When implementing a node, you define a struct to hold the node's state and implement the two required callbacks:

defmodule MyNode do
  @schema Zoi.struct(
    __MODULE__,
    %{
      my_data: Zoi.any(description: "Custom node data") |> Zoi.optional()
    },
    coerce: true
  )

  @type t :: unquote(Zoi.type_spec(@schema))
  @enforce_keys Zoi.Struct.enforce_keys(@schema)
  defstruct Zoi.Struct.struct_fields(@schema)

  def schema, do: @schema

  @behaviour Jido.BehaviorTree.Node

  @impl true
  def tick(node_state, tick) do
    # Your tick logic here
    {:success, updated_node_state}
  end

  @impl true
  def halt(node_state) do
    # Your halt logic here
    updated_node_state
  end
end

Telemetry

Behavior tree nodes emit telemetry events via Jido.Observe for observability. Events use the [:jido, :bt, :node, ...] namespace to align with core Jido telemetry.

Node Tick Events

  • [:jido, :bt, :node, :tick, :start] - Node tick started
  • [:jido, :bt, :node, :tick, :stop] - Node tick completed
  • [:jido, :bt, :node, :tick, :exception] - Node tick raised an exception

Node Halt Events

  • [:jido, :bt, :node, :halt, :start] - Node halt started
  • [:jido, :bt, :node, :halt, :stop] - Node halt completed
  • [:jido, :bt, :node, :halt, :exception] - Node halt raised an exception

Metadata

All events include the following metadata:

  • :node - The node module being executed
  • :sequence - The tick sequence number (for tick events)
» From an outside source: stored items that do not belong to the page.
@@ -217,6 +229,44 @@
     vf_halo_epilogue_t<PAIR, MI, NJ>(p, acc, img, img1, y0, x0, PAIR ? 0 : (ty * tilesX + tx) * 2, nblk, wave_m, wave_n, half, l31);
 }
 
+template <bool PAIR>
+__global__ __launch_bounds__(64) void conv3_x3h_split_reduce_kernel(vf_igemm_args p, const float* __restrict__ ws, int slices) {
+    constexpr int MI = 2, NJ = 1;
+    const int lane = threadIdx.x;
+    const int sub = blockIdx.x & 7;
+    const int wave = sub & 3, wave_m = sub >> 2;
+    const int half = lane >> 5, l31 = lane & 31;
+    const int nb = p.Cout / BN;
+    const int tilesX = p.Wout / TW, tilesY = p.Hout / TH;
+    const int tile_id = (int)(blockIdx.x >> 3);
+    int bid = tile_id;
+    const int nblk = bid % nb; bid /= nb;
+    int tx = 0, ty = 0, img;
+    if (PAIR) { img = bid * 2; }
+    else { tx = bid % tilesX; bid /= tilesX; ty = bid % tilesY; img = bid / tilesY; }
+    const int n_img_total = p.M / (p.Hout * p.Wout);
+    const int img1 = PAIR ? min(img + 1, n_img_total - 1) : img;
+    const float inv_s = *reinterpret_cast<const float*>(reinterpret_cast<const unsigned char*>(p.w_packed) + (size_t)(p.Cin / CK) * 9 * nb * TAP_BYTES);
+    f32x16 acc[MI][NJ];
+    const float* src = ws + (size_t)tile_id * (4 * 16 * 256) + (wave_m * 2 * 16) * 256 + wave * 64 + lane;
+    const size_t slice_stride = (size_t)(gridDim.x >> 3) * (4 * 16 * 256);
+#pragma unroll
+    for (int i = 0; i < MI; ++i)
+#pragma unroll
+        for (int r = 0; r < 16; ++r) acc[i][0][r] = src[(i * 16 + r) * 256];
+    for (int s = 1; s < slices; ++s) {
+        const float* sp = src + s * slice_stride;
+#pragma unroll
+        for (int i = 0; i < MI; ++i)
+#pragma unroll
+            for (int r = 0; r < 16; ++r) acc[i][0][r] = __fadd_rn(acc[i][0][r], sp[(i * 16 + r) * 256]);
+    }
+#pragma unroll
+    for (int i = 0; i < MI; ++i)
+#pragma unroll
+        for (int r = 0; r < 16; ++r) acc[i][0][r] = __fmul_rn(acc[i][0][r], inv_s);
+    vf_halo_epilogue_t<PAIR, MI, NJ>(p, acc, img, img1, ty * TH, tx * TW, PAIR ? 0 : (ty * tilesX + tx) * 2, nblk, wave_m, wave, half, l31);
+}
 
 constexpr int S2_PH = 2 * TH + 1, S2_PW = 2 * TW + 1;
 constexpr int S2_NPIX = S2_PH * S2_PW;
@@ -666,7 +716,36 @@
     const int n_img = a.M / (a.Hout * a.Wout);
     const long long blocks = PAIR ? (long long)((n_img + 1) / 2) * (a.Cout / BN)
                                   : (long long)n_img * (a.Hout / TH) * (a.Wout / TW) * (a.Cout / BN);
-    hipLaunchKernelGGL((conv3_halo_x3h_kernel<UP2, PRO, SWISH, PAIR>), dim3((unsigned)blocks), dim3(256), smem, stream, a);
+    hipLaunchKernelGGL((conv3_halo_x3h_kernel<UP2, PRO, SWISH, PAIR>), dim3((unsigned)blocks), dim3(256), smem, stream, a, (float*)nullptr, 0);
+    return vf_last_status();
+}
+
+constexpr size_t SPLIT_TILE_BYTES = (size_t)4 * 16 * 256 * sizeof(float);
+static inline long long halo_blocks(const vf_igemm_args& a, bool pair) {
+    const int n_img = a.M / (a.Hout * a.Wout);
+    return pair ? (long long)((n_img + 1) / 2) * (a.Cout / BN) : (long long)n_img * (a.Hout / TH) * (a.Wout / TW) * (a.Cout / BN);
+}
+static int halo_split_slices(const vf_igemm_args& a, bool pair, size_t ws_bytes, bool unlimited) {
+    if (!vf_latency_selected(VF_LAT_CONV_SPLITK) || a.mode != VF_MODE_CONV3_S1 || !pair) return 0;
+    const int cus = vf_device_cus();
+    const long long blocks = halo_blocks(a, pair);
+    const int nchunks = a.Cin / CK;
+    if (cus <= 0 || blocks <= 0 || blocks >= cus) return 0;
+    int S = 1;
+    while (blocks * S < cus && S * 2 <= nchunks && nchunks % (S * 2) == 0) S *= 2;
+    if (!unlimited)
+        while (S > 1 && (size_t)S * blocks * SPLIT_TILE_BYTES > ws_bytes) S >>= 1;
+    return S > 1 ? S : 0;
+}
+
+template <bool PRO, bool SWISH, bool PAIR>
+int launch_halo_split(const vf_igemm_args& a, float* ws, int S, hipStream_t stream) {
+    using G = Geo<false, PAIR>;
+    const unsigned blocks = (unsigned)halo_blocks(a, PAIR);
+    hipLaunchKernelGGL((conv3_halo_x3h_kernel<false, PRO, SWISH, PAIR, true>), dim3(blocks, (unsigned)S), dim3(256), (size_t)2 * G::BUF, stream, a, ws,
+                       (a.Cin / CK) / S);
+    if (const int rc = vf_last_status()) return rc;
+    hipLaunchKernelGGL(conv3_x3h_split_reduce_kernel<PAIR>, dim3(blocks * 8), dim3(64), 0, stream, a, (const float*)ws, S);
     return vf_last_status();
 }
 
@@ -689,7 +768,15 @@
 }
 
 template <bool UP2, bool PAIR>
-int dispatch_pro(const vf_igemm_args& a, hipStream_t s) {
+int dispatch_pro(const vf_igemm_args& a, hipStream_t s, void* ws, size_t ws_bytes) {
+    if constexpr (PAIR) {
+        if (ws && !(reinterpret_cast<uintptr_t>(ws) & 15)) {
+            if (const int S = halo_split_slices(a, PAIR, ws_bytes, false)) {
+                if (!a.pro_mean) return launch_halo_split<false, false, PAIR>(a, (float*)ws, S, s);
+                return a.pro_swish ? launch_halo_split<true, true, PAIR>(a, (float*)ws, S, s) : launch_halo_split<true, false, PAIR>(a, (float*)ws, S, s);
+            }
+        }
+    }
     if (!UP2 && !PAIR && (a.Cin / CK) % 2 == 0 && (!a.gn_part || a.Cout / 32 <= 16) && vf_x3h16_lds_bytes(a.pro_mean ? a.Cin : 0) <= 80 * 1024 &&
         vf_selected(VF_SEL_CONV_X3H_K32)) {
         if (!a.pro_mean) return launch_halo16<false, false>(a, s);
@@ -723,7 +810,18 @@
     return vf_last_status();
 }
 
-int vf_conv3_halo_x3h(const vf_igemm_args* args, void* stream) {
+size_t vf_conv3_halo_x3h_workspace_bytes(const vf_igemm_args* args) {
+    if (!args || args->mode != VF_MODE_CONV3_S1 || args->M <= 0 || args->Hout <= 0 || args->Wout <= 0 || args->Cin <= 0 || args->Cout <= 0) return 0;
+    const vf_igemm_args& a = *args;
+    const bool pair = a.Hout == 8 && a.Wout == 8;
+    if (a.Cout % BN != 0 || a.Cin % CK != 0 || (!pair && (a.Hout % TH != 0 || a.Wout % TW != 0)) || a.M % (a.Hout * a.Wout) != 0) return 0;
+    const int S = halo_split_slices(a, pair, 0, true);
+    return S ? (size_t)S * halo_blocks(a, pair) * SPLIT_TILE_BYTES : 0;
+}
+
+int vf_conv3_halo_x3h(const vf_igemm_args* args, void* stream) { return vf_conv3_halo_x3h_ws(args, nullptr, 0, stream); }
+
+int vf_conv3_halo_x3h_ws(const vf_igemm_args* args, void* workspace, size_t workspace_bytes, void* stream) {
     if (!args) return VF_ERR_BAD_ARG;
     const vf_igemm_args& a = *args;
     if (!a.x || !a.w_packed || !a.out || a.M <= 0) return VF_ERR_BAD_ARG;
@@ -755,8 +853,8 @@
     if ((long long)a.Hin * a.Win * a.Cin >= (1ll << 31)) return VF_ERR_UNSUPPORTED;
     if (int st = vf_halo_gn_check(a)) return st;
     hipStream_t s = (hipStream_t)stream;
-    if (pair) return dispatch_pro<false, true>(a, s);
-    return (a.mode == VF_MODE_CONV3_UP2) ? dispatch_pro<true, false>(a, s) : dispatch_pro<false, false>(a, s);
-}
-
-}
+    if (pair) return dispatch_pro<false, true>(a, s, workspace, workspace_bytes);
+    return (a.mode == VF_MODE_CONV3_UP2) ? dispatch_pro<true, false>(a, s, nullptr, 0) : dispatch_pro<false, false>(a, s, nullptr, 0);
+}
+
+}
diff --git a/viewformer_amd/csrc/gemm_bf16.hip b/viewformer_amd/csrc/gemm_bf16.hip
--- a/viewformer_amd/csrc/gemm_bf16.hip
+++ b/viewformer_amd/csrc/gemm_bf16.hip
@@ -389,6 +389,8 @@
 }
 
 int vf_gemm_bf16_g256_launch(const vf_igemm_args& a, hipStream_t stream);
+int vf_gemm_bf16_g64_launch(const vf_igemm_args& a, void* ws, size_t ws_bytes, hipStream_t stream);
+size_t vf_gemm_bf16_g64_workspace_bytes(const vf_igemm_args& a);
 
 extern "C" {
 
@@ -414,7 +416,14 @@
     return vf_last_status();
 }
 
-int vf_gemm_bf16(const vf_igemm_args* args, void* stream) {
+size_t vf_gemm_bf16_workspace_bytes(const vf_igemm_args* args) {
+    if (!args || !args->x || !args->w_packed || !args->out || args->M <= 0 || args->Cin <= 0 || args->Cout <= 0) return 0;
+    return vf_gemm_bf16_g64_workspace_bytes(*args);
+}
+
+int vf_gemm_bf16(const vf_igemm_args* args, void* stream) { return vf_gemm_bf16_ws(args, nullptr, 0, stream); }
+
+int vf_gemm_bf16_ws(const vf_igemm_args* args, void* workspace, size_t workspace_bytes, void* stream) {
     if (!args) return VF_ERR_BAD_ARG;
     const vf_igemm_args& a = *args;
     if (!a.x || !a.w_packed || !a.out || a.M <= 0 || a.Cin <= 0 || a.Cout <= 0) return VF_ERR_BAD_ARG;
@@ -451,6 +460,7 @@
             if (a.epilogue != VF_EPI_GELU_BWD) return VF_ERR_BAD_ARG;
             return vf_gemm_bf16_g256_launch(a, (hipStream_t)stream);
         }
+        if (const int rc = vf_gemm_bf16_g64_launch(a, workspace, workspace_bytes, (hipStream_t)stream); rc != VF_ERR_UNSUPPORTED) return rc;
         if (vf_selected(VF_SEL_GEMM_G256)) {
             const int rc = vf_gemm_bf16_g256_launch(a, (hipStream_t)stream);
             if (rc != VF_ERR_UNSUPPORTED) return rc;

When running as a Jido strategy, additional metadata is included from Tick.context:

  • :agent_id - The agent's unique identifier
  • :agent_module - The agent module name
  • :strategy - The strategy module name

Measurements

  • :duration - Execution time in nanoseconds (on :stop and :exception)
  • :system_time - Start timestamp in nanoseconds (on :start)

Summary

Types

t()

Any struct that represents a behavior tree node

Callbacks

Halts the execution of the node.

Executes a single tick of the node.

Functions

Halts the given node with telemetry.

Executes a tick on the given node with telemetry.

Executes a tick with context, threading tick through the node.

Checks if a value implements the Node behavior.

Types

t()

@type t() :: struct()

Any struct that represents a behavior tree node

Callbacks

halt(node_state)

@callback halt(node_state :: t()) :: t()

Halts the execution of the node.

This callback is called when the node needs to stop execution, typically when a parent node has completed or the entire tree is being stopped.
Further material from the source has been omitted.